How to complete this task:
Copy each line in the data that includes the word "xmeta".

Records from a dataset

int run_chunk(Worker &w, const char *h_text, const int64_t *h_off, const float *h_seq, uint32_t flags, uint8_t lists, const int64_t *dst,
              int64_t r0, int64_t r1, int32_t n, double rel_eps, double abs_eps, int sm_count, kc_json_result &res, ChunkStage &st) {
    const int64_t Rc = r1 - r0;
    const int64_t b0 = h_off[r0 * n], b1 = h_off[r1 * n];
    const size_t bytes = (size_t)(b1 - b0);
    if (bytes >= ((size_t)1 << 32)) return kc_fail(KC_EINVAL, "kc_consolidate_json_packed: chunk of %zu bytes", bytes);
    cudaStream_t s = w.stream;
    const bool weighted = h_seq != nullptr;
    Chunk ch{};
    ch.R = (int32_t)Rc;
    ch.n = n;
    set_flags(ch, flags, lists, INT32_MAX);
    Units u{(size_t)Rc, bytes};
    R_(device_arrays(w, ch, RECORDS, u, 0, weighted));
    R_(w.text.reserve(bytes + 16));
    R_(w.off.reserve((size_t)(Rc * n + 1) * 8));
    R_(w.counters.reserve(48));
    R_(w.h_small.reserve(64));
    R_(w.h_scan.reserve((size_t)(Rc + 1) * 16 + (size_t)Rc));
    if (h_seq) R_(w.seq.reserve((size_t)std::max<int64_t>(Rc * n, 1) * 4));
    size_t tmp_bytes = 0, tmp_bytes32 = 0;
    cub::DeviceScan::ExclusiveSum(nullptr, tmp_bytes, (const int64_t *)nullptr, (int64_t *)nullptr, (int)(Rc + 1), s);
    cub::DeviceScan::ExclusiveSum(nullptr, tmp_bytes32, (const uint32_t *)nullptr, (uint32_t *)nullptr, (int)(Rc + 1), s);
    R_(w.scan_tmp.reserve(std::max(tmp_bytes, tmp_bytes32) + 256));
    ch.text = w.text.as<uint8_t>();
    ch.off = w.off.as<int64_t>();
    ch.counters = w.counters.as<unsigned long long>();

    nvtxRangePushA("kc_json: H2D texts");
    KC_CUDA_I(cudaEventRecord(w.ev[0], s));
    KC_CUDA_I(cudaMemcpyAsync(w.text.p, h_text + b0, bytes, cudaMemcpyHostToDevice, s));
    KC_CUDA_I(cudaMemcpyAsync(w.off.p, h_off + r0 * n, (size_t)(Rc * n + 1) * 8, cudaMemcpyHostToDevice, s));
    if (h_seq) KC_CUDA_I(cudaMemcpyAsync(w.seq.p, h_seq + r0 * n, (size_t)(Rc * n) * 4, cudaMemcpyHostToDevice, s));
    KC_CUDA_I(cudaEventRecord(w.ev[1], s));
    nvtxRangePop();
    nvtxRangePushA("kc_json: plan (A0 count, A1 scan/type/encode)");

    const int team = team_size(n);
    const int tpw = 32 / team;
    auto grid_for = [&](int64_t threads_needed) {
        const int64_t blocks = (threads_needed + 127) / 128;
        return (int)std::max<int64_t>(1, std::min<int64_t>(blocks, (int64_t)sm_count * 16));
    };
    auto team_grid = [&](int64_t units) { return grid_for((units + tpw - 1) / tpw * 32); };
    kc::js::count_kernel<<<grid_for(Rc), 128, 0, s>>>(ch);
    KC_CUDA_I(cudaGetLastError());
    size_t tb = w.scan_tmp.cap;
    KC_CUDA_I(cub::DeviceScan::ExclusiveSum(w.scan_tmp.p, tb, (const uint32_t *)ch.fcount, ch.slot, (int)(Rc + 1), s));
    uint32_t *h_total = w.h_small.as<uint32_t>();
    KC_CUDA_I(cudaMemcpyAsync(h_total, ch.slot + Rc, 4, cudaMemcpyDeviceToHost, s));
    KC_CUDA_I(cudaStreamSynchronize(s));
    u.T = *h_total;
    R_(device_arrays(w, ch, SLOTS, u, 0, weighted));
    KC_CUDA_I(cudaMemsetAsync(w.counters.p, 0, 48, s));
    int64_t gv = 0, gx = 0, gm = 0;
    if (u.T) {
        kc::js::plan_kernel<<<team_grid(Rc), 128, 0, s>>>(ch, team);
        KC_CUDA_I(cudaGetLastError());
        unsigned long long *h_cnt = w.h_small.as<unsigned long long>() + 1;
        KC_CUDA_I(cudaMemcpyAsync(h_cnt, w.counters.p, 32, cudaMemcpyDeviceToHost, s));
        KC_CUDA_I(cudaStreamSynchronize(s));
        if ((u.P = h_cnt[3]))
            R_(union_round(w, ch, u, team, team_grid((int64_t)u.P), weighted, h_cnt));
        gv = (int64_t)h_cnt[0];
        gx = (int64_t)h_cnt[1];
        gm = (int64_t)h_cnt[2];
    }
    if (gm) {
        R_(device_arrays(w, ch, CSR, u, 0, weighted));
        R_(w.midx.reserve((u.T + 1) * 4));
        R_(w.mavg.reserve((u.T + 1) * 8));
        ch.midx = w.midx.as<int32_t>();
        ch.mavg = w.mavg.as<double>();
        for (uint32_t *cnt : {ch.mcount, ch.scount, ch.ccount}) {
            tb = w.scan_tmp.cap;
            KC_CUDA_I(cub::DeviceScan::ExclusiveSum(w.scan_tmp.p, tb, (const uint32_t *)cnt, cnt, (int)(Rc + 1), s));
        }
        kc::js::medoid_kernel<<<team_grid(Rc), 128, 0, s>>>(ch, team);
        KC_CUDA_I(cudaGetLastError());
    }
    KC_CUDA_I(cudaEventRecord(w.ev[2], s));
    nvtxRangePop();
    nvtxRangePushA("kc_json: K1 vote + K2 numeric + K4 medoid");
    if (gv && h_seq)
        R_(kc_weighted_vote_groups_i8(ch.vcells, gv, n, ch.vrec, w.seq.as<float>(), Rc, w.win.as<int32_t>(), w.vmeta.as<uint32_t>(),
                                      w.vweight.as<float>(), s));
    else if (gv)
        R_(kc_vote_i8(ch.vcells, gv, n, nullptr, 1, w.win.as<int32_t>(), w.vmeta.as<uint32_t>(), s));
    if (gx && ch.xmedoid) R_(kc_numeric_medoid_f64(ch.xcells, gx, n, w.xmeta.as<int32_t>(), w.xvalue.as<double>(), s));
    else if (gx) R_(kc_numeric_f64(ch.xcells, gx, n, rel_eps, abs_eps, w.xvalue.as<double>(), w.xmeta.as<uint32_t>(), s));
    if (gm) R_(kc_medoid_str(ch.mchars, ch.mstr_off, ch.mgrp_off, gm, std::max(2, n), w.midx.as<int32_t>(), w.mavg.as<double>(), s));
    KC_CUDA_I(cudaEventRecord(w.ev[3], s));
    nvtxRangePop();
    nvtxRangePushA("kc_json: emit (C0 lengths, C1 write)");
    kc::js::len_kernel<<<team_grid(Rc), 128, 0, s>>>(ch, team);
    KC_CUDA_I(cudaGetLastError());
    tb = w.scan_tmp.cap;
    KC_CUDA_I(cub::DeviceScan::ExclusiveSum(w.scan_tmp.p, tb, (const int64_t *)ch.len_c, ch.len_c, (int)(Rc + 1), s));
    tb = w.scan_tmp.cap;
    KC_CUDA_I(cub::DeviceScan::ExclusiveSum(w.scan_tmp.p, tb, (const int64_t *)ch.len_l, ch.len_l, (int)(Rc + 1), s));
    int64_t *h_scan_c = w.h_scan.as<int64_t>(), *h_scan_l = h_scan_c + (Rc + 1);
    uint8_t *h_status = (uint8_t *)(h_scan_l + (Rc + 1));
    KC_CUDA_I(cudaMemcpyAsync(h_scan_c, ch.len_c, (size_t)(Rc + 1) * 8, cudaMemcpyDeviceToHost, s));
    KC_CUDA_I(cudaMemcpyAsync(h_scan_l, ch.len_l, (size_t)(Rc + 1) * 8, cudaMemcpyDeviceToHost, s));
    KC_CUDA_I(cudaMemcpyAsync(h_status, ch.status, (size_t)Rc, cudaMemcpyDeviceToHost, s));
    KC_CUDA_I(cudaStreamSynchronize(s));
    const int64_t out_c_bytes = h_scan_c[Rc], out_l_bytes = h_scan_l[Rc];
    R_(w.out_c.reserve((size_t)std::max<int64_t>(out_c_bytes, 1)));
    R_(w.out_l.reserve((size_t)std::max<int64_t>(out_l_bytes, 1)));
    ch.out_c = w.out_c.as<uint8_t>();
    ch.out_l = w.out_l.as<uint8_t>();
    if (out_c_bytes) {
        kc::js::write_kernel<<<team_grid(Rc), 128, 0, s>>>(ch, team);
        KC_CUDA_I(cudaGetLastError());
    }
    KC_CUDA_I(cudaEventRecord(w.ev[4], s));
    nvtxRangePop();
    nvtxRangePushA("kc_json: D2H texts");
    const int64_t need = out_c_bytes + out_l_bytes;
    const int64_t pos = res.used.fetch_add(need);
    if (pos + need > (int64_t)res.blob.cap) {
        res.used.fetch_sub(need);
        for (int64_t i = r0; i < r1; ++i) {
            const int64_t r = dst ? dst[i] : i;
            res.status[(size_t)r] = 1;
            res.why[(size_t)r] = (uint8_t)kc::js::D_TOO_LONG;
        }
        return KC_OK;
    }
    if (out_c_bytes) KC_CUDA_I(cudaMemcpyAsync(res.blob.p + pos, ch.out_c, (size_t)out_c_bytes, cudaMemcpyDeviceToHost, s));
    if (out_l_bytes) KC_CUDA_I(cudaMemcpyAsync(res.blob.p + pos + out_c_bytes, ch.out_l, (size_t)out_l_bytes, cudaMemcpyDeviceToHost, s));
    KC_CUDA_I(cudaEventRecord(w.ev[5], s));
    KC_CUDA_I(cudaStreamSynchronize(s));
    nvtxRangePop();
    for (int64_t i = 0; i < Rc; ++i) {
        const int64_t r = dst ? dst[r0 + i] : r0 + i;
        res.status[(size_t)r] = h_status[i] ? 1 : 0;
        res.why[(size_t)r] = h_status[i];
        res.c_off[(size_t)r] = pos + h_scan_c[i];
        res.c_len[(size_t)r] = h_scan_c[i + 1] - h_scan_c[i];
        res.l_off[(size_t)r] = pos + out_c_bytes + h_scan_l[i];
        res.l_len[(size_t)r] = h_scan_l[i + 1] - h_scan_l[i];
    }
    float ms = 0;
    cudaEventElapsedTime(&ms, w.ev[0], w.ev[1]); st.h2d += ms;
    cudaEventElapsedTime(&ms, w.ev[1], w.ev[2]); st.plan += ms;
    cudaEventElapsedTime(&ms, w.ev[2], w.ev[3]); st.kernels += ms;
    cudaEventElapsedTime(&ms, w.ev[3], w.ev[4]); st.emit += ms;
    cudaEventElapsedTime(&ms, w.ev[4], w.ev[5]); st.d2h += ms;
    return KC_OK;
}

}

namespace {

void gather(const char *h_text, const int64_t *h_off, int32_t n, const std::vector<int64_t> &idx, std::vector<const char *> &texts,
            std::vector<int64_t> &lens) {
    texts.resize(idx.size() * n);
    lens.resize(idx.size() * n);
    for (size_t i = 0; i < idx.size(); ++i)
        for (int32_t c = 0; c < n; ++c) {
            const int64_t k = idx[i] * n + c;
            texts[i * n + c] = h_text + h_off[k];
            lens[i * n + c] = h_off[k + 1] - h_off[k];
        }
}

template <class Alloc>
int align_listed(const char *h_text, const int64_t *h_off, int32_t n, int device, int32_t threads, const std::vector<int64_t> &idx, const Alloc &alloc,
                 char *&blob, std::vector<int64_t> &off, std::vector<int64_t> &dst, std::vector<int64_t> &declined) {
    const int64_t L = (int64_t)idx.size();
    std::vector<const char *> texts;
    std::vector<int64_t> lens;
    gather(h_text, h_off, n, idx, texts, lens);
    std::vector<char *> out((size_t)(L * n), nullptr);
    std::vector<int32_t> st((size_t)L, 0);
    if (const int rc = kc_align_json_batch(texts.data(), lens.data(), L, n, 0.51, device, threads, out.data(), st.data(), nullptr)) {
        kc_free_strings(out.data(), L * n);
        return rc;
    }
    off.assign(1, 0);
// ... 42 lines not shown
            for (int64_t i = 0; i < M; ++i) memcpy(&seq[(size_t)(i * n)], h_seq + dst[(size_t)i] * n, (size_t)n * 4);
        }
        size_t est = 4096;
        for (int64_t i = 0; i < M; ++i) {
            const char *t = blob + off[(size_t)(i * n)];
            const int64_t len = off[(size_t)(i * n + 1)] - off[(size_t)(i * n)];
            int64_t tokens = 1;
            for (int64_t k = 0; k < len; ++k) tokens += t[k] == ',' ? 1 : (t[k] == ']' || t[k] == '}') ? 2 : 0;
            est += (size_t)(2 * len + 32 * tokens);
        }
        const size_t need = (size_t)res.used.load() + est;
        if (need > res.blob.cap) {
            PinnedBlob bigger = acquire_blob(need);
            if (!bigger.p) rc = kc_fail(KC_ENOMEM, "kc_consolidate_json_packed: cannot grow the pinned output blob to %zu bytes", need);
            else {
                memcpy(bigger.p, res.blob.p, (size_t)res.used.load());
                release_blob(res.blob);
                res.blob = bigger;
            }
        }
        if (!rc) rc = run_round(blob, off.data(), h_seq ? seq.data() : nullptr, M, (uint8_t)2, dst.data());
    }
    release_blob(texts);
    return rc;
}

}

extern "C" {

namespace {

==

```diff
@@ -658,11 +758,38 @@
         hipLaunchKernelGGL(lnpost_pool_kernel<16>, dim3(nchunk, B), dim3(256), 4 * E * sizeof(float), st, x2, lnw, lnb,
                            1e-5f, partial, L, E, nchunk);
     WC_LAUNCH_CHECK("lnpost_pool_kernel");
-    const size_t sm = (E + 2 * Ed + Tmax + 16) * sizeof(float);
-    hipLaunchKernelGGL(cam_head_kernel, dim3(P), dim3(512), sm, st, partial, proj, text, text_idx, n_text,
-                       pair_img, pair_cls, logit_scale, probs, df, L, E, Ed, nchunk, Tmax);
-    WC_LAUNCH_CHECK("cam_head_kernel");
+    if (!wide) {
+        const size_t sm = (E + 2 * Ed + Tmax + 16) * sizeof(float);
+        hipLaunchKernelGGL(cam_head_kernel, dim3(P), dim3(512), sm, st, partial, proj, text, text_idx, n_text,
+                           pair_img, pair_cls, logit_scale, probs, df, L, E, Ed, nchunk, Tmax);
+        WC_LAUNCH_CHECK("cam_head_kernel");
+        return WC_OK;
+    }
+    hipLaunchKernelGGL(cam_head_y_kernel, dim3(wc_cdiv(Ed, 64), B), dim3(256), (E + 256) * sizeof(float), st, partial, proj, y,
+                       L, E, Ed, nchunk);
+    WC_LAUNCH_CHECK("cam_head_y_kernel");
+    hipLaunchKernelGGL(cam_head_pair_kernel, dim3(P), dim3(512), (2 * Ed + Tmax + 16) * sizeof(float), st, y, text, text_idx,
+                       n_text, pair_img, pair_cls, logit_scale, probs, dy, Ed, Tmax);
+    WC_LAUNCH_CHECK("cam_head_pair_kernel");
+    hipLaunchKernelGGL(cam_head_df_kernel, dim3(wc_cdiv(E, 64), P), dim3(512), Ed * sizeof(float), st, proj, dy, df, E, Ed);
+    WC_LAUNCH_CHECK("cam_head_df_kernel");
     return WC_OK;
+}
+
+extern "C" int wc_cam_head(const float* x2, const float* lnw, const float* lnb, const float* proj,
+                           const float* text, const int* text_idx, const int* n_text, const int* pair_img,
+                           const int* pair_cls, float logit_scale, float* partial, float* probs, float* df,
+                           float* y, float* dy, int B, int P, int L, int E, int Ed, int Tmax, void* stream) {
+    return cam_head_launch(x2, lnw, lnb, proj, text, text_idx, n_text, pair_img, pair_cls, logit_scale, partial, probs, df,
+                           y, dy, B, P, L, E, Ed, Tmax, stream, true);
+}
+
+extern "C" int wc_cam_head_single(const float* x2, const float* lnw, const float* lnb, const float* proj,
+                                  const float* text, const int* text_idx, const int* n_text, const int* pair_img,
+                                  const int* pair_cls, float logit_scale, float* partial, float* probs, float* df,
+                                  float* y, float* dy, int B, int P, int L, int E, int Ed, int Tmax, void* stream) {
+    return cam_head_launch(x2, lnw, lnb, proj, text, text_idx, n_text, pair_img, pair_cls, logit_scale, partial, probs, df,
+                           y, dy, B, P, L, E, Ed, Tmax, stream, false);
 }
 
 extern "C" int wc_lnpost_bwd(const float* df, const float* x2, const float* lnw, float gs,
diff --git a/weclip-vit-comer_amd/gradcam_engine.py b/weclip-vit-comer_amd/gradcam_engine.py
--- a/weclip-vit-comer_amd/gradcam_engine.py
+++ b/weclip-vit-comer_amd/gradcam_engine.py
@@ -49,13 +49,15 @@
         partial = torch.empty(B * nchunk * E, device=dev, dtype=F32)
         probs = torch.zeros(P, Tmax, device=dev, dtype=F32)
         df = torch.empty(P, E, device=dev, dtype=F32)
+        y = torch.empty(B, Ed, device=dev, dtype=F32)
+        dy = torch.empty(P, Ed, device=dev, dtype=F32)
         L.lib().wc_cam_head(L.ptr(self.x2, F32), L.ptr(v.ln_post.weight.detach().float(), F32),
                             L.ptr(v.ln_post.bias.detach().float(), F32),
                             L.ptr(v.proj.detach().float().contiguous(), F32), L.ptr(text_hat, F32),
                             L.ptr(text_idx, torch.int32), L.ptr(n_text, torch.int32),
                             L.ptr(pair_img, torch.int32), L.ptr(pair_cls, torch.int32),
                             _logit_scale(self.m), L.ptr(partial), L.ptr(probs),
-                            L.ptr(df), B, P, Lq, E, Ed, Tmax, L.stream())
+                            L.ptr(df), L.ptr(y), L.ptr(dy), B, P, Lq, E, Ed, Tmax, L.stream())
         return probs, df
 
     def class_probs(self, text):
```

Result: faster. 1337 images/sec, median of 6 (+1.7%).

Output of the exercise:
    if (gx && ch.xmedoid) R_(kc_numeric_medoid_f64(ch.xcells, gx, n, w.xmeta.as<int32_t>(), w.xvalue.as<double>(), s));
    else if (gx) R_(kc_numeric_f64(ch.xcells, gx, n, rel_eps, abs_eps, w.xvalue.as<double>(), w.xmeta.as<uint32_t>(), s));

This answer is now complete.